Compared with a previous study in Cuba (2010−12) which showed a low incidence of blaNDM (1 in 220 CRA isolates) (Quiñones et al., 2015), in the present study blaNDM was prevalent among CRA (29%) mainly in Acb complex, and distributed also to other species A. bereziniae, A. haemolyticus, A. johnsonii and A. junii, and there was a relatively lower prevalence of blaOXA-23-like gene. In Cuba, the NDM-type enzyme has been found to be dominant in carbapenem-resistant Enterobacterales (2016−21) (Yu et al., 2022b). These findings contrast with the distribution of carbapenemase types among Acinetobacter and Enterobacterales found in other Latin American countries (García-Betancur et al., 2021; Yu et al., 2022a) and suggest the regional spread of blaNDM over Gram-negative bacteria in Cuba.

In our study, we employed multilocus sequence typing to clarify clonal lineages of Acinetobacter because this method was considered the most suitable and feasible for comparison among domestic and global strains to understand their molecular evolution and transmission status. Globally, over 71% of CRAb strains belong to ST2, ST1, ST79 and ST25, among which ST2 is predominant (Hamidian and Nigro, 2019). An endemic situation, regional or inter-regional spread of CRAb were reported mainly in south European and Balkan countries in 2019 (Lötsch et al., 2020), with ST1, ST2 and ST492 being the most common endemic lineages (Kostyanev et al., 2021). Though the prevalence is still low, NDM-producing strains were identified in ST2 and ST492 CRAb, and Serbia was suggested as their potential endemic region (Lukovik et al., 2020). In Latin America, most CRAb belonged to clonal complexes related to ST1, ST2, ST15, ST25 and ST79 (Rodríguez et al., 2016; Levy-Blitchtein et al., 2018; Cerezales et al., 2019), with other distinct lineages prevalent in some countries (Correa et al., 2018; López-Leal et al., 2019). Furthermore, the common carbapenemase produced by Acinetobacter was OXA type, with NDM extremely rare (Rodríguez et al., 2018).
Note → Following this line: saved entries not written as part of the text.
template <bool GMEM>
// ... 939 lines not shown
    }
    if (bad) atomicAdd(out + 2, (unsigned long long)bad);
    atomicAdd(out + 3, 64ull);
}
typedef const ClassifyArgs __attribute__((address_space(4))) CArgsK4;
typedef float f32x4 __attribute__((ext_vector_type(4)));
__device__ __forceinline__ uint64_t bal(bool b) { return __builtin_amdgcn_ballot_w64(b); }
__device__ __forceinline__ void k4_wave_record(CArgsK4* Ap, int lane, GAS uint64_t* out, const lmat_read_result& res, uint32_t call_idx) {
    if (lane == 0) {
        GAS unsigned long long* tally_count = (GAS unsigned long long*)Ap->counts;
        GAS double* tally_score = (GAS double*)(tally_count + Ap->tb.n_ids);
        GAS unsigned long long* tally_nomatch = (GAS unsigned long long*)(tally_score + Ap->tb.n_ids);
        store_result(out, res);
        if (res.status != LMAT_ST_PHIX && res.match_type == LMAT_MT_NOMATCH) {
            G_ADD(&tally_nomatch[1], 1ull);
        } else if (res.call_score >= Ap->prm.min_score) {
            G_ADD(&tally_count[call_idx], 1ull);
            G_ADD(&tally_score[call_idx], (double)res.call_score);
        } else if (res.call_score < Ap->prm.min_score) {
            G_ADD(&tally_nomatch[2], 1ull);
        }
    }
}
__device__ __forceinline__ bool k4_wave_chain(CArgsK4* Ap, int lane, uint32_t nT, uint32_t cand, const u32x4 fz, uint32_t my_cnt,
                                              uint32_t my_id, uint32_t dep, uint32_t fl, uint32_t chain, uint32_t* xch, GAS uint64_t* out,
                                              int valid_kmers, uint32_t len, int bin_sel) {
    const uint32_t sx0 = chain & 63u, nK = (chain >> 8) & 0x7Fu;
    if (nK - 1u >= nT - 1u || sx0 >= nK) return false;
    const uint64_t am = below_mask_1_64((int)nT), KEPT = below_mask_1_64((int)nK), CH = am & ~KEPT, OTH = KEPT & ~(1ull << sx0);
    const uint32_t ti = fz.z & 0xFFFFu, oi = fz.z >> 16;
    const uint32_t c0 = rl(my_cnt, (int)sx0), riv = rl(fz.z, (int)sx0);
    const uint32_t rt = riv & 0xFFFFu, ro = riv >> 16;
    const uint32_t badfl = (uint32_t)kFlagPlasmid | (Ap->prm.screen_phix ? (uint32_t)kFlagPhiX : 0u);
    if ((~bal(my_cnt < c0) & OTH) | (~bal(my_cnt == c0) & CH)) return false;
    if ((~(bal(oi < rt) | bal(ro < ti)) & OTH) | (~(bal(ti < rt) & bal(ro <= oi)) & CH)) return false;
    if (!(bal(dep == 0u) & CH) || bal((fl & badfl) != 0)) return false;
    float* xs = (float*)xch;
    float* xv = (float*)(xch + 256);
    const float sc = div_small_ints((float)my_cnt, (float)cand);
    xs[lane] = sc;
    WSYNC();
    float log_sum = 0.0f;
    for (uint32_t t = 0; t < nT; t += 4) {
        const u32x4 q = *(const u32x4*)((const uint32_t*)xs + t);
        log_sum += __uint_as_float(q.x); log_sum += __uint_as_float(q.y); log_sum += __uint_as_float(q.z); log_sum += __uint_as_float(q.w);
    }
    const uint32_t pos_sig_hits = (uint32_t)popc64(bal(my_cnt > 0));
    const uint32_t use_sig_hits = pos_sig_hits > 3 ? pos_sig_hits : nT;
    const float log_avg = div_small_ints(log_sum, (float)use_sig_hits);
    const float dv = log_avg - sc;
    xv[lane] = (uint32_t)lane < nT && (pos_sig_hits > 3 ? my_cnt > 0 : true) ? dv * dv : 0.0f;
    WSYNC();
    float log_std = 0.0f;
    for (uint32_t t = 0; t < nT; t += 4) {
        const f32x4 q = *(const f32x4*)(xv + t);
        log_std += q.x; log_std += q.y; log_std += q.z; log_std += q.w;
    }
    const float stdev1 = use_sig_hits > 1 ? sqrtf(div_small_ints(log_std, (float)(use_sig_hits - 1))) : 0.0f;
    const float diff_thresh = stdev1 * Ap->prm.sdiff;
    const float s0 = __uint_as_float(rl(__float_as_uint(sc), (int)sx0));
    const float d = s0 - sc;
    uint64_t close = bal(d <= diff_thresh) & OTH;
    uint8_t match = LMAT_MT_DIRECT;
    uint32_t call_tid = rl(my_id, (int)sx0);
    float call_score = s0;
    if (close) {
        uint64_t good = CH;
        do {
            const uint32_t ivj = rl(fz.z, __builtin_ctzll(close));
            close &= close - 1;
            good &= bal(ti < (ivj & 0xFFFFu)) & bal((ivj >> 16) <= oi);
        } while (close && good);
        if (!good) {
            match = LMAT_MT_LCA_ERROR; call_tid = 0; call_score = 0;
        } else {
            const uint32_t k = wave_max_u32(lane_bit(good) ? (ti << 6) | (uint32_t)lane : 0u);
            match = LMAT_MT_MULTI; call_tid = rl(my_id, (int)(k & 63u));
        }
    }
    lmat_read_result res;
    res.status = LMAT_ST_CALL; res.match_type = match; res.cand_kmer_cnt = (uint16_t)cand; res.valid_kmers = valid_kmers;
    res.read_len = (int)len; res.log_avg = log_avg; res.stdev = stdev1; res.cand_off = 0; res.n_cand = 0; res.bin_sel = bin_sel;
    res.call_tid = call_tid ? ((const GAS uint32_t*)Ap->tb.tid32)[call_tid] : 0u;
    res.call_score = call_score;
    k4_wave_record(Ap, lane, out, res, call_tid);
    return true;
}
template <int THM, bool PLAIN = false>
__device__ __forceinline__ bool k4_wave(CArgsK4* Ap, int lane, uint32_t nT, uint32_t cand, const u32x4 fz, uint32_t my_cnt,
                                        uint32_t my_id, const unsigned int* hent, uint32_t* xch, GAS uint64_t* out,
                                        int valid_kmers, uint32_t len, int bin_sel, uint32_t chain = 0, uint32_t* took_chain = nullptr) {
    const float hbias = PLAIN ? 0.0f : Ap->prm.hbias, sdiff = Ap->prm.sdiff;
    const int screen_phix = Ap->prm.screen_phix;
    if (!PLAIN && !(Ap->prm.k4_static & 1)) return false;
    const int stop = LMAT_ABLATE ? Ap->prm.stop_after : 0;
    auto placeholder = [&]() {
        if (lane == 0) {
            uint32_t z = 0;
            asm volatile("" : "+v"(z));
            out[0] = (uint64_t)(z + ((uint32_t)LMAT_ST_SILENT | ((uint32_t)LMAT_MT_NOMATCH << 8) | (cand << 16))) | ((uint64_t)(uint32_t)valid_kmers << 32);
            out[1] = (uint64_t)len | ((uint64_t)z << 32);
            out[2] = (uint64_t)z | ((uint64_t)z << 32);
            out[3] = (uint64_t)z | ((uint64_t)z << 32);
            out[4] = (uint64_t)z | ((uint64_t)(uint32_t)bin_sel << 32);
        }
        return true;
    };
    if (stop == 30 || (stop == 34 && nT <= 16)) return placeholder();
    if (cand - 1u > 998u || nT - 1u > 63u) return false;
    const bool act = (uint32_t)lane < nT;
    const uint32_t dep = act ? (fz.w & 0xFFFFu) : 0u, fl = act ? (fz.w >> 16) : 0u;
    if (bal(my_cnt > cand) | bal(dep > 0x7FFFu) | (hbias != 0.0f ? bal((fl & kFlagHuman) != 0) : 0ull)) return false;
    if (LMAT_ABLATE && lane == 0) { G_ADD((GAS uint32_t*)Ap->cursor + kCurChainSeen, 1u); if (chain) G_ADD((GAS uint32_t*)Ap->cursor + kCurChainLone, 1u); }
    if (chain && (PLAIN || (Ap->prm.k4_static & 4)) &&
        k4_wave_chain(Ap, lane, nT, cand, fz, my_cnt, my_id, dep, fl, chain, xch, out, valid_kmers, len, bin_sel)) {
        if (LMAT_ABLATE && lane == 0) G_ADD((GAS uint32_t*)Ap->cursor + kCurChainTaken, 1u);
        if (took_chain) *took_chain = 1u;
        return true;
    }
    float* xs = (float*)xch;
    uint32_t* xk = xch + 64;
    uint32_t* xx = xch + 128;
    float* xv = (float*)(xch + 256);
    uint32_t* xp = xch + 320;
    const float fcand = (float)cand;
    const float sc = div_small_ints((float)my_cnt, fcand);
    xs[lane] = sc;
    uint32_t e = act ? (((my_cnt << 15) | dep) << 6) | (uint32_t)lane : 0xFFFFFFFFu;
    if (nT > 16) {
        int lg = 0;
        for (uint32_t t = nT; t > 1; t >>= 1) ++lg;
        uint32_t st0 = 0, st1 = 0, st2 = 0;
        int sp = 0, first = 0, last = (int)nT, depth = 2 * lg;
        bool busy = true;
        while (busy) {
            if (last - first <= 16) {
                if (sp > 0) {
                    --sp;
                    const uint32_t top = sp == 0 ? st0 : (sp == 1 ? st1 : st2);
                    first = (int)(top & 0xFFu); last = (int)((top >> 8) & 0xFFu); depth = (int)(top >> 16);
                } else busy = false;
// ... 1794 lines not shown
            if (act) {
                pe = g_paths8[poff_i + rel];
                pf = ((const GAS uint8_t*)tb.paths_fl)[poff_i + rel];
                a = (uint32_t)(pe & 0xFFFFu);
                h = tid_find_or_claim(hent, THM, a);
                atomicMin(&hent[h], a | ((0x8000u | (uint32_t)lane) << 16));
            }
            WSYNC();
            const uint64_t nm_ = __ballot(i < W) & __ballot((hent[h] >> 16) == (0x8000u | (uint32_t)lane));
            const uint32_t newcnt = popc64(nm_);
            if (nT + newcnt > (uint32_t)T) { overflow = true; break; }
            if (lane_bit(nm_)) {
                const uint32_t s = nT + prefix_count(nm_);
                hent[h] = a | (s << 16);
                reg[s] = (uint16_t)a;
                anc_zw[s] = u32x2{(uint32_t)(pe >> 32), ((uint32_t)(pe >> 16) & 0xFFFFu) | (pf << 16)};
            }
            nT += newcnt;
            WSYNC();
        }
        STOP_AT(45, nT);
        if (!overflow && (uint32_t)lane >= nT_p1 && (uint32_t)lane < nT) { const u32x2 zw = anc_zw[lane]; fz = u32x4{0u, 0u, zw.x, zw.y}; }
        const bool lone = one && !overflow && W > 0 && nT - nT_p1 == W && cand == nuniq;
        if (lone) {
            const uint32_t c0 = cnt[sx0];
            if ((uint32_t)lane >= nT_p1 && (uint32_t)lane < nT) cnt[lane] = (uint16_t)c0;
            chain = 0x10000u | (nT_p1 << 8) | (uint32_t)sx0;
            WSYNC();
        } else if (!overflow && W > 0) {
            const bool sl_act = (uint32_t)lane < nT;
            uint32_t tin_s = 0xFFFF, tout_s = 0;
            if (sl_act) { tin_s = fz.z & 0xFFFFu; tout_s = fz.z >> 16; }
            uint32_t anc_lo = 0, anc_hi = 0;
            uint64_t todo = todo0;
            while (todo) {
                const int sx = __builtin_ctzll(todo);
                todo &= todo - 1;
                const uint32_t tin_x = (uint32_t)__builtin_amdgcn_readlane((int)tin_s, sx);
                const uint32_t tout_x = (uint32_t)__builtin_amdgcn_readlane((int)tout_s, sx);
                const uint64_t am = __ballot(tin_s < tin_x) & __ballot(tout_x <= tout_s);
                uint32_t m0_keep;
                asm("s_mov_b32 %2, m0\n\ts_mov_b32 m0, %4\n\tv_writelane_b32 %0, %3, m0\n\tv_writelane_b32 %1, %5, m0\n\ts_mov_b32 m0, %2"
                    : "+v"(anc_lo), "+v"(anc_hi), "=&s"(m0_keep) : "s"((uint32_t)am), "s"(sx), "s"((uint32_t)(am >> 32)));
            }
            unsigned int* memw = (unsigned int*)el_t;
            unsigned int* hitw = (unsigned int*)el_off;
            static_assert(2 * E >= 512 && sizeof(*el_t) == 2 && sizeof(*el_off) == 2, "64 mask pairs fit each of the two dead arrays");
            *(u32x2*)(memw + 2 * lane) = u32x2{0u, 0u};
            *(u32x2*)(hitw + 2 * lane) = u32x2{0u, 0u};
            const bool wide_t = nT > 32u;
// ... 782 lines not shown
    if (small_stream != stream && small_stream != stream3) hipStreamWaitEvent(small_stream, forked, 0);
    launch_k4_lds<kK4SmallT>(a, a.count, small_stream);
}
void launch_k4_end(const ClassifyArgs& a, hipStream_t join_stream, hipStream_t stream2, hipStream_t stream3, hipStream_t small_stream,
                   hipEvent_t joined2, hipEvent_t joined3, hipEvent_t joined_small, hipEvent_t done) {
    if (stream2 != join_stream) { hipEventRecord(joined2, stream2); hipStreamWaitEvent(join_stream, joined2, 0); }
    if (stream3 != join_stream) { hipEventRecord(joined3, stream3); hipStreamWaitEvent(join_stream, joined3, 0); }
    if (small_stream != join_stream && small_stream != stream3 && small_stream != stream2) {
        hipEventRecord(joined_small, small_stream);
        hipStreamWaitEvent(join_stream, joined_small, 0);
    }
    ClassifyArgs b = a;
    b.k4_slot = kCurK4Bail;
    if (a.nm.active) k4_kernel<true, kK4T, 64><<<dim3(64), dim3(64), 0, join_stream>>>(b);
    else k4_kernel<false, kK4T, 64><<<dim3(64), dim3(64), 0, join_stream>>>(b);
    hipEventRecord(done, join_stream);
}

However, in our study in Cuba, the common STs in Latin America/Europe were less prevalent (only 3 isolates belonged to ST2 or ST79), and the incidence of blaNDM was relatively higher. In contrast, ST23 (single locus variant of ST10) was the most common, along with ST10 and its related types (ST32, ST905, ST921), suggesting the prevalence of ST10-related A. baumannii clones in Cuba.

Our study has some limitations. First, it is possible that the clinical isolates collected contain some colonizing bacteria (Bartal et al., 2022). Second, resistance mechanisms other than carbapenemase (Aurilio et al., 2022) were not analyzed. Nevertheless, unique epidemiological features of CRA in Cuba were revealed, i.e., the potential spread of blaNDM over multiple Acinetobacter species and various clones, indicating a need for further surveillance in the country.